-- Data shown follows --

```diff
diff --git a/gnxraytracer_amd/csrc/trace_kernel.hip.h b/gnxraytracer_amd/csrc/trace_kernel.hip.h
--- a/gnxraytracer_amd/csrc/trace_kernel.hip.h
+++ b/gnxraytracer_amd/csrc/trace_kernel.hip.h
@@ -19,15 +19,21 @@
     return (int)min((unsigned)chunk_max, max(64u, per));
 }
 
+#ifndef GX_CHUNK_TAIL
+#define GX_CHUNK_TAIL 384
+#endif
+#ifndef GX_CHUNK_MID
+#define GX_CHUNK_MID 256
+#endif
 struct ChunkPlan { unsigned c, big, k1, mid_end, k2; };
 GX_DEV ChunkPlan chunk_plan(unsigned total, unsigned c) {
     const unsigned waves = gridDim.x * (blockDim.x / 64u);
     ChunkPlan p;
     p.c = c;
-    const unsigned tail = waves * 384u;
+    const unsigned tail = waves * (unsigned)GX_CHUNK_TAIL;
     p.big = (c > 128u && total > tail) ? (total - tail) / c * c : 0u;
     p.k1 = p.big / c;
-    const unsigned mid = min(total - p.big, waves * 256u) / 128u * 128u;
+    const unsigned mid = min(total - p.big, waves * (unsigned)GX_CHUNK_MID) / 128u * 128u;
     p.mid_end = p.big + mid;
     p.k2 = mid / 128u;
     return p;
@@ -60,9 +66,6 @@
 #define GX_SPECULATE 1
 #endif
 constexpr bool kSpeculate = GX_SPECULATE != 0;
-#ifndef GX_NEE_INTERLEAVED
-#define GX_NEE_INTERLEAVED 0
-#endif
 constexpr int kRefillMin = GX_REFILL_MIN;
 constexpr int kTraceLeaveMul = GX_TRACE_LEAVE_MUL, kTraceLeaveDiv = GX_TRACE_LEAVE_DIV;
 
@@ -146,6 +149,10 @@
 #define GX_STAT(i, v) do {} while (0)
 #endif
 
+#ifdef GX_TAIL_STAMP
+static __device__ unsigned long long g_tail[12] = {~0ull, 0ull, ~0ull, 0ull, 0ull, 0ull, 0ull, 0ull, 0ull, 0ull, 0ull, 0ull};
+#endif
+
 template <bool COUNT, bool WIDE, bool SPH>
 __global__ void __launch_bounds__(kBlock) k_trace(DScene sc, PathArrays pa, TraceWork w, unsigned int *cursor, Counters *ctr, int lds_entries, int *spill, int chunk) {
     extern __shared__ int stack_mem[];
@@ -156,7 +163,7 @@
     stack.spill = (global_int *)(spill + (size_t)blockIdx.x * kBlock + threadIdx.x);
     const int lane = __lane_id();
     trace_work_counts(w);
-    const unsigned total = (unsigned)w.n_closest + 2u * (unsigned)w.n_nee;
+    const unsigned total = (unsigned)w.n_closest + (unsigned)w.n_nee;
     chunk = trace_chunk(total, chunk);
     const float4 *__restrict__ nodes = sc.nodes;
     const DTri *__restrict__ tris = sc.tris;
@@ -165,6 +172,7 @@
     bool exhausted = false;
 
     int item = -1, kind = 0, path = -1;
+    int misPath = -1;
     V3 ro, rd, invDir;
     RayShear shear;
     RayOctant oct = ray_octant(0, 0, 0);
@@ -179,45 +187,51 @@
     while (true) {
         GX_STAT(0, 1);
         bool need = item < 0;
-        unsigned long long needMask = __ballot(need);
-        if (kRefillMin > 1 && __popcll(needMask) < kRefillMin && needMask != ~0ull) needMask = 0;
-        if (needMask) {
+        const bool second = need && misPath >= 0;
+        const unsigned long long secondMask = __ballot(second);
+        unsigned long long needMask = __ballot(need && !second);
+        if (kRefillMin > 1 && __popcll(needMask) < kRefillMin && (needMask | secondMask) != ~0ull) needMask = 0;
+        if (needMask | secondMask) {
             GX_STAT(7, 1);
-            GX_STAT(8, __popcll(needMask));
-            if (poolCount == 0 && !exhausted) {
+            GX_STAT(8, __popcll(needMask | secondMask));
+            if (needMask && poolCount == 0 && !exhausted) {
                 unsigned base = 0;
                 if (lane == 0) base = atomicAdd(cursor, (unsigned)chunk);
                 base = __shfl(base, 0);
                 if (base >= total) exhausted = true;
                 else { poolBase = base; poolCount = min((unsigned)chunk, total - base); }
             }
-            if (poolCount > 0) {
+            {
                 unsigned rank = (unsigned)__popcll(needMask & ((1ull << lane) - 1ull));
                 unsigned take = min(poolCount, (unsigned)__popcll(needMask));
-                if (need && rank < take) {
-                    unsigned i = poolBase + rank;
-                    if (w.order) i = w.order[i];
-                    item = (int)i;
+                if (second || (need && rank < take)) {
                     float4 o4, d4;
-                    if (i < (unsigned)w.n_closest) {
-                        kind = 0;
-                        path = w.q_closest ? w.q_closest[i] : (int)i;
-                        o4 = pa.ray_o[(size_t)path * kRS]; d4 = pa.ray_d[(size_t)path * kRS];
-                        tMax = o4.w;
-                    } else {
-                        unsigned e = i - (unsigned)w.n_closest;
-                        const bool isShadow = GX_NEE_INTERLEAVED ? (e & 1u) == 0 : e < (unsigned)w.n_nee;
-                        path = w.q_nee[GX_NEE_INTERLEAVED ? (e >> 1) : (isShadow ? e : e - (unsigned)w.n_nee)];
-                        int nflags = __float_as_int(pa.sh_d[(size_t)path * kRS].w);
-                        if (isShadow) {
-                            kind = 1;
-                            if (nflags & 1) { o4 = pa.sh_o[(size_t)path * kRS]; d4 = pa.sh_d[(size_t)path * kRS]; tMax = o4.w; }
-                            else item = -1;
+                    bool mis = second;
+                    if (second) { path = misPath; item = 0; }
+                    else {
+                        unsigned i = poolBase + rank;
+                        if (w.order) i = w.order[i];
+                        item = (int)i;
+                        if (i < (unsigned)w.n_closest) {
+                            kind = 0;
+                            path = w.q_closest ? w.q_closest[i] : (int)i;
+                            o4 = pa.ray_o[(size_t)path * kRS]; d4 = pa.ray_d[(size_t)path * kRS];
+                            tMax = o4.w;
                         } else {
-                            kind = 2;
-                            if (nflags & 2) { o4 = pa.mis_o[(size_t)path * kRS]; d4 = pa.mis_d[(size_t)path * kRS]; expect = __float_as_int(o4.w); tMax = GX_INF; }
+                            path = w.q_nee[i - (unsigned)w.n_closest];
+                            const int nflags = __float_as_int(pa.sh_d[(size_t)path * kRS].w);
+                            if (nflags & 1) {
+                                kind = 1;
+                                o4 = pa.sh_o[(size_t)path * kRS]; d4 = pa.sh_d[(size_t)path * kRS]; tMax = o4.w;
+                                if (nflags & 2) misPath = path;
+                            }
+                            else if (nflags & 2) mis = true;
                             else item = -1;
                         }
+                    }
+                    if (mis) {
+                        kind = 2; misPath = -1;
+                        o4 = pa.mis_o[(size_t)path * kRS]; d4 = pa.mis_d[(size_t)path * kRS]; expect = __float_as_int(o4.w); tMax = GX_INF;
                     }
                     if (item >= 0) {
                         ro = V3(o4.x, o4.y, o4.z); rd = V3(d4.x, d4.y, d4.z);
```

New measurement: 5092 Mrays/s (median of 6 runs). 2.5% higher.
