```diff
@@ -574,6 +777,12 @@
         return launch_short(fn, (a->dk == 64 ? bwd16s_wave_elems<64>() : bwd16s_wave_elems<32>()) * sizeof(__bf16), W, a, s);
     }
     const int njt = (a->Lk + 15) / 16, nw = (a->Lq + 15) / 16, Lqp = (int)ortk_align(a->Lq, 32);
+    if (block_b(a)) {
+        const bwd16_fn fn = a->dk == 64 ? (nw <= NWB ? pick_bwd_b<64, 1>(njt) : pick_bwd_b<64, 2>(njt)) : (nw <= NWB ? pick_bwd_b<32, 1>(njt) : pick_bwd_b<32, 2>(njt));
+        hipLaunchKernelGGL(fn, dim3((unsigned)(a->nkv * a->H)), dim3(NTB), bwd16b_lds(njt, Lqp, a->dk), s, *a, Lqp);
+        ORTK_CHECK_LAUNCH();
+        return 0;
+    }
     const bwd16_fn fn = a->dk == 64 ? (a->qkv_dtype ? pick_bwd<__bf16, 64>(njt) : pick_bwd<float, 64>(njt))
                                     : (a->qkv_dtype ? pick_bwd<__bf16, 32>(njt) : pick_bwd<float, 32>(njt));
     const size_t lds = bwd16_lds(njt, Lqp, a->dk);
diff --git a/sparse-image-captioning_amd/csrc/ortk_runtime.hip b/sparse-image-captioning_amd/csrc/ortk_runtime.hip
--- a/sparse-image-captioning_amd/csrc/ortk_runtime.hip
+++ b/sparse-image-captioning_amd/csrc/ortk_runtime.hip
@@ -23,6 +23,7 @@
     t.samp_epilogue = 1;
     t.gemm_epilogue = 0;
     t.attn16_short = 1;
+    t.attn16_block = 1;
     return t;
 }
 static ortk_tuning g_tuning = tuning_defaults();
@@ -37,7 +38,7 @@
         !in(t->wgrad_group, 0, 15) || !in(t->wgrad_group_splitk, 0, 8) || t->wgrad_group_wgs < 1 || !in(t->wgrad_group_tail, 0, 1) ||
         !in(t->feats_bf16, 0, 1) || !in(t->ln_fuse, 0, 15) || (t->ln_fuse & 2)  ||
         !in(t->samp_epilogue, 0, 1) || !in(t->gemm_epilogue, 0, 3) ||
-        !(in(t->attn16_short, 0, 1) || t->attn16_short == 4 || t->attn16_short == 8)) return ORTK_EINVAL;
+        !(in(t->attn16_short, 0, 1) || t->attn16_short == 4 || t->attn16_short == 8) || !in(t->attn16_block, 0, 1)) return ORTK_EINVAL;
     ortk::g_tuning = *t;
     return 0;
 }
```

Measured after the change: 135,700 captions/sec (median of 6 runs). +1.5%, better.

-- Data shown concluded --

* Exercise:
Count how many lines in the records hold the string "bool"; reply with the number alone.

* Answer section:
7